I have noticed that often with Dish I see that the audio program does not sync with the picture, as in the mouths of people talking do not match what I hear.

Have others noticed this problem? Is it only with the PVRs that this happens? Is Dish aware of the problem? Is it likely to be solved any time soon?

I find it distracting and wish it would get fixed.

Thanks.

-William


----------



## DarrellP (Apr 24, 2002)

Welcome to digital technology. This problem has been around since I first subbed back in early 97. It is still a big problem with OTA digital (off the air) and DBS. Sometimes changing the channel up and down will help re-sync the sound.


----------



## bobsupra (Jul 12, 2002)

Sometimes switching from HD to SD and back helps. When all else fails, power off, power on. Was a problem last nite for Soprano's solved by throwing a shoe at box (well I was thinking about it)

bobsupra


----------



## Tony S (Mar 28, 2002)

I haven't really seen this very often with my 501. I used to see this problem a lot with my old 4000 receiver. Usually, changing the channel and then re-selecting the original channel helps. (However, if you are recording, this really isn't an option).


----------



## HTguy (May 7, 2002)

I have encountered this a couple of times when playing a PVR event on the 501. I simple power cycle fixed it.


----------



## phillipsfamily (Oct 4, 2002)

William_K_F said:


> I have noticed that often with Dish I see that the audio program does not sync with the picture, as in the mouths of people talking do not match what I hear.

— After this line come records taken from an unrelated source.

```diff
-    constexpr int U = kRowWorkUnroll;
-    auto sweep = [&](long long first, long long end, int stride) {
-        long long sum = 0;
-        for (long long jj = first; jj < end; jj += (long long)stride * U) {
-            int j[U];
-#pragma unroll
-            for (int u = 0; u < U; u++) j[u] = (jj + stride * u < end) ? Acol[jj + stride * u] : -1;
-            Blk8 w[U];
-#pragma unroll
-            for (int u = 0; u < U; u++) {
-                w[u].base = 0; w[u].lo = w[u].hi = 0u;
-                if (j[u] >= 0) w[u] = *reinterpret_cast<const Blk8 *>(Bblk + 3 * (j[u] >> 3));
-            }
-            int start[U], len[U];
-            bool sat[U];
-#pragma unroll
-            for (int u = 0; u < U; u++) {
-                const int k = j[u] & 7;
-                const u64 d = ((u64)w[u].hi << 32) | (u64)w[u].lo;
-                const u64 below = d & ((1ull << (8 * k)) - 1ull);
-                const u64 upto = (k == 7) ? d : (d & ((1ull << (8 * k + 8)) - 1ull));
-                const u64 v = ~upto;
-                sat[u] = j[u] >= 0 && ((v - 0x0101010101010101ull) & ~v & 0x8080808080808080ull) != 0ull;
-                if (PAD) {
-                    const u64 m0f = 0x0f0f0f0f0f0f0f0full, m01 = 0x0101010101010101ull;
-                    const u64 units = ((below >> 4) & m0f) + ((((below & m0f) + m0f) >> 4) & m01);
-                    start[u] = w[u].base + 16 * ((int)__builtin_amdgcn_sad_u8((unsigned)units, 0u, 0u)
-                                                 + (int)__builtin_amdgcn_sad_u8((unsigned)(units >> 32), 0u, 0u));
-                } else {
-                    start[u] = w[u].base + (int)__builtin_amdgcn_sad_u8((unsigned)below, 0u, 0u)
-                               + (int)__builtin_amdgcn_sad_u8((unsigned)(below >> 32), 0u, 0u);
-                }
-                len[u] = (int)((d >> (8 * k)) & 255ull);
-            }
-            Int2U pr[U];
-            int ps[U];
-#pragma unroll
-            for (int u = 0; u < U; u++) {
-                pr[u].x = pr[u].y = 0;
-                ps[u] = 0;
-                if (sat[u]) {
-                    pr[u] = *reinterpret_cast<const Int2U *>(Brow + j[u]);
-                    if (PAD) ps[u] = Bpad[j[u]];
-                }
-            }
-#pragma unroll
-            for (int u = 0; u < U; u++)
-                if (j[u] >= 0) {
-                    if (sat[u]) { start[u] = PAD ? ps[u] : pr[u].x; len[u] = pr[u].y - pr[u].x; }
-                    ab[jj + stride * u] = make_int2(start[u], len[u]);
-                    sum += (long long)len[u];
-                }
-        }
-        return sum;
-    };
-    const long long sum = rows_of_a_wave(a0, a1, sub, sweep);
-    if (r < nrows && sub == 0) F[r] = sum;
+__device__ __forceinline__ void blk8_extent(const Blk8 &w, int j, int &start, int &len, bool &sat)
+{
+    const int k = j & 7;
+    const u64 d = ((u64)w.hi << 32) | (u64)w.lo;
+    const u64 below = d & ((1ull << (8 * k)) - 1ull);
+    const u64 upto = (k == 7) ? d : (d & ((1ull << (8 * k + 8)) - 1ull));
+    const u64 v = ~upto;
+    sat = ((v - 0x0101010101010101ull) & ~v & 0x8080808080808080ull) != 0ull;
+    if (PAD) {
+        const u64 m0f = 0x0f0f0f0f0f0f0f0full, m01 = 0x0101010101010101ull;
+        const u64 units = ((below >> 4) & m0f) + ((((below & m0f) + m0f) >> 4) & m01);
+        start = w.base + 16 * ((int)__builtin_amdgcn_sad_u8((unsigned)units, 0u, 0u)
+                               + (int)__builtin_amdgcn_sad_u8((unsigned)(units >> 32), 0u, 0u));
+    } else {
+        start = w.base + (int)__builtin_amdgcn_sad_u8((unsigned)below, 0u, 0u)
+                + (int)__builtin_amdgcn_sad_u8((unsigned)(below >> 32), 0u, 0u);
+    }
+    len = (int)((d >> (8 * k)) & 255ull);
+}
+
+constexpr int kFlatTile = kRowWorkTile;
+constexpr int kFlatK = kFlatTile / 256;
+
+__global__ __launch_bounds__(256) void k_tile_rows(const int *__restrict__ Arow, int row_begin, int nrows,
+                                                   int *__restrict__ tile_row, long long *__restrict__ F)
+{
+    const int r = blockIdx.x * blockDim.x + threadIdx.x;
+    if (r >= nrows) return;
+    const long long lo = Arow[row_begin];
+    const long long m0 = Arow[row_begin + r] - lo + r, m1 = Arow[row_begin + r + 1] - lo + r;
+    for (long long t = (m0 + kFlatTile - 1) / kFlatTile; t * kFlatTile <= m1; t++) tile_row[t] = r;
+    if (m0 / kFlatTile != m1 / kFlatTile) F[r] = 0;
+}
+
+template <bool PAD>
+__global__ __launch_bounds__(256) void k_row_work_flat(const int *__restrict__ Arow,
+                                                       const int *__restrict__ Acol,
+                                                       const int *__restrict__ Brow,
+                                                       const int *__restrict__ Bblk,
+                                                       const int *__restrict__ Bpad,
+                                                       int row_begin, int nrows,
+                                                       const int *__restrict__ tile_row,
+                                                       long long *__restrict__ F,
+                                                       int2 *__restrict__ ab)
+{
+    constexpr int K = kFlatK, NB = kFlatTile, RV = kFlatK + 1;
+    constexpr int LSTRIDE = K + 4;
+    __shared__ __attribute__((aligned(16))) long long P[NB + NB / 16 + 1];
+    __shared__ long long wsum[4];
+    static_assert(256 * LSTRIDE * sizeof(int) <= sizeof(P), "staged lengths do not fit the prefix array");
+    int *L = reinterpret_cast<int *>(P);
+    auto pidx = [](int q) { return q + (q >> 4); };
+
+    const int tid = threadIdx.x;
+    const int *rp = Arow + row_begin;
+    const long long lo = rp[0], nnz = rp[nrows] - lo, total = nnz + nrows;
+    const long long d0 = (long long)blockIdx.x * NB;
+    if (d0 >= total) return;
+    const bool last = d0 + NB >= total;
+    const long long d1 = last ? total : d0 + NB;
+    const int rb = tile_row[blockIdx.x];
+    const int rl = last ? nrows - 1 : tile_row[blockIdx.x + 1];
+    const long long j0 = d0 - rb, j1 = last ? nnz : d1 - rl;
+    const int n = (int)(j1 - j0);
+    const long long g0 = lo + j0;
+    int fa0 = 0, fa1 = 0;
+    if (rb + tid <= rl) { fa0 = rp[rb + tid]; fa1 = rp[rb + tid + 1]; }
+
+    int j[K];
+#pragma unroll
+    for (int k = 0; k < K; k++) j[k] = tid + 256 * k < n ? Acol[g0 + tid + 256 * k] : -1;
+    Blk8 w[K];
+#pragma unroll
+    for (int k = 0; k < K; k++) {
+        w[k].base = 0; w[k].lo = w[k].hi = 0u;
+        if (j[k] >= 0) w[k] = *reinterpret_cast<const Blk8 *>(Bblk + 3 * (j[k] >> 3));
+    }
+    int start[K], len[K];
+    bool sat[K];
+#pragma unroll
+    for (int k = 0; k < K; k++) {
+        blk8_extent<PAD>(w[k], j[k], start[k], len[k], sat[k]);
+        sat[k] = sat[k] && j[k] >= 0;
+    }
+    Int2U pr[K];
+    int ps[K];
+#pragma unroll
+    for (int k = 0; k < K; k++) {
+        pr[k].x = pr[k].y = 0;
+        ps[k] = 0;
+        if (sat[k]) {
+            pr[k] = *reinterpret_cast<const Int2U *>(Brow + j[k]);
+            if (PAD) ps[k] = Bpad[j[k]];
+        }
+    }
+#pragma unroll
+    for (int k = 0; k < K; k++) {
+        const int p = tid + 256 * k;
+        if (sat[k]) { start[k] = PAD ? ps[k] : pr[k].x; len[k] = pr[k].y - pr[k].x; }
+        if (j[k] < 0) len[k] = 0;
+        else ab[g0 + p] = make_int2(start[k], len[k]);
+        L[p + 4 * (p / K)] = len[k];
+    }
+    __syncthreads();
+
+    int mine[K];
+#pragma unroll
+    for (int i = 0; i < K; i += 4) {
+        const int4 v = *reinterpret_cast<const int4 *>(L + LSTRIDE * tid + i);
+        mine[i] = v.x; mine[i + 1] = v.y; mine[i + 2] = v.z; mine[i + 3] = v.w;
+    }
+    long long tot = 0;
+#pragma unroll
+    for (int i = 0; i < K; i++) tot += mine[i];
+    const long long inc = wave_incl_scan64(tot);
+    const int lane = tid & 63, wv = tid >> 6;
+    if (lane == 63) wsum[wv] = inc;
+    __syncthreads();
+    long long off = inc - tot;
+    for (int k = 0; k < wv; k++) off += wsum[k];
+#pragma unroll
+    for (int i = 0; i < K; i++) {
+        off += mine[i];
+        P[pidx(K * tid + i + 1)] = off;
+    }
+    if (tid == 0) P[0] = 0;
+    int ra0[RV], ra1[RV];
+    ra0[0] = fa0;
+    ra1[0] = fa1;
+#pragma unroll
+    for (int i = 1; i < RV; i++)
+        if (rb + tid + 256 * i <= rl) { ra0[i] = rp[rb + tid + 256 * i]; ra1[i] = rp[rb + tid + 256 * i + 1]; }
+    __syncthreads();
+
+#pragma unroll
+    for (int i = 0; i < RV; i++) {
+        const int r = rb + tid + 256 * i;
+        if (r > rl) break;
+        const long long a0 = ra0[i] - lo, a1 = ra1[i] - lo;
+        const long long s = a0 > j0 ? a0 : j0, e = a1 < j1 ? a1 : j1;
+        const long long v = e > s ? P[pidx((int)(e - j0))] - P[pidx((int)(s - j0))] : 0;
+        if (a0 + r >= d0 && a1 + r < d1) F[r] = v;
+        else if (v != 0) atomicAdd(reinterpret_cast<unsigned long long *>(F + r), (unsigned long long)v);
+    }
 }
 
 void launch_row_work(const int *Arow, const int *Acol, const int *Brow, const int *Bblk8, const int *Bpad, const int2 *Bext,
-                     int row_begin, int row_end, long long *F, int2 *ab, hipStream_t s)
+                     int row_begin, int row_end, long long nnz_bound, int *tile_row, long long *F, int2 *ab, hipStream_t s)
 {
     const int nrows = row_end - row_begin;
     if (nrows <= 0) return;
+    if (Bblk8) {
+        hipLaunchKernelGGL(k_tile_rows, dim3((nrows + 255) / 256), dim3(256), 0, s, Arow, row_begin, nrows, tile_row, F);
+        const int tiles = (int)((nnz_bound + nrows + kFlatTile - 1) / kFlatTile);
+        if (Bpad)
+            hipLaunchKernelGGL(k_row_work_flat<true>, dim3(tiles), dim3(256), 0, s, Arow, Acol, Brow, Bblk8, Bpad, row_begin, nrows,
+                               tile_row, F, ab);
+        else
+            hipLaunchKernelGGL(k_row_work_flat<false>, dim3(tiles), dim3(256), 0, s, Arow, Acol, Brow, Bblk8, nullptr, row_begin,
+                               nrows, tile_row, F, ab);
+        return;
+    }
     const long long threads = (long long)nrows * 8;
     const int grid = (int)((threads + 255) / 256);
-    if (Bblk8 && Bpad)
-        hipLaunchKernelGGL(k_row_work_blk<true>, dim3(grid), dim3(256), 0, s, Arow, Acol, Brow, Bblk8, Bpad, row_begin, nrows, F, ab);
-    else if (Bblk8)
-        hipLaunchKernelGGL(k_row_work_blk<false>, dim3(grid), dim3(256), 0, s, Arow, Acol, Brow, Bblk8, nullptr, row_begin, nrows, F, ab);
-    else if (Bext)
+    if (Bext)
         hipLaunchKernelGGL(k_row_work<true>, dim3(grid), dim3(256), 0, s, Arow, Acol, Brow, Bext, row_begin, nrows, F, ab);
     else
         hipLaunchKernelGGL(k_row_work<false>, dim3(grid), dim3(256), 0, s, Arow, Acol, Brow, nullptr, row_begin, nrows, F, ab);
```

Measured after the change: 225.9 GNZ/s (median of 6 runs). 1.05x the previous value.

I know this is an old thread, but I figured this was the best place for this comment.
I have a 501, and while this problem has been very rare for me, I still see it occasionally. In the old days I used to try changing channels and such before finally giving up and restarting the system. But this happened the other night and I realized I might have another trick up my sleeve that works better. Instead of restarting, I:

1) pressed the "Record" button (accept default menu option)
2) stopped the recording immediately
3) Presto! Problem gone. 

For some reason the audio/video sync problem is related to the recording feature and will go away by effectively resetting the recording status. Note that this is only when you aren't recording something to begin with.

This technique is actually much more applicable for resolving the black screen problem where only the current channel is visible and all others are black. I used to use it a lot before the 501 became more stable. Saved me a couple minutes each time.


----------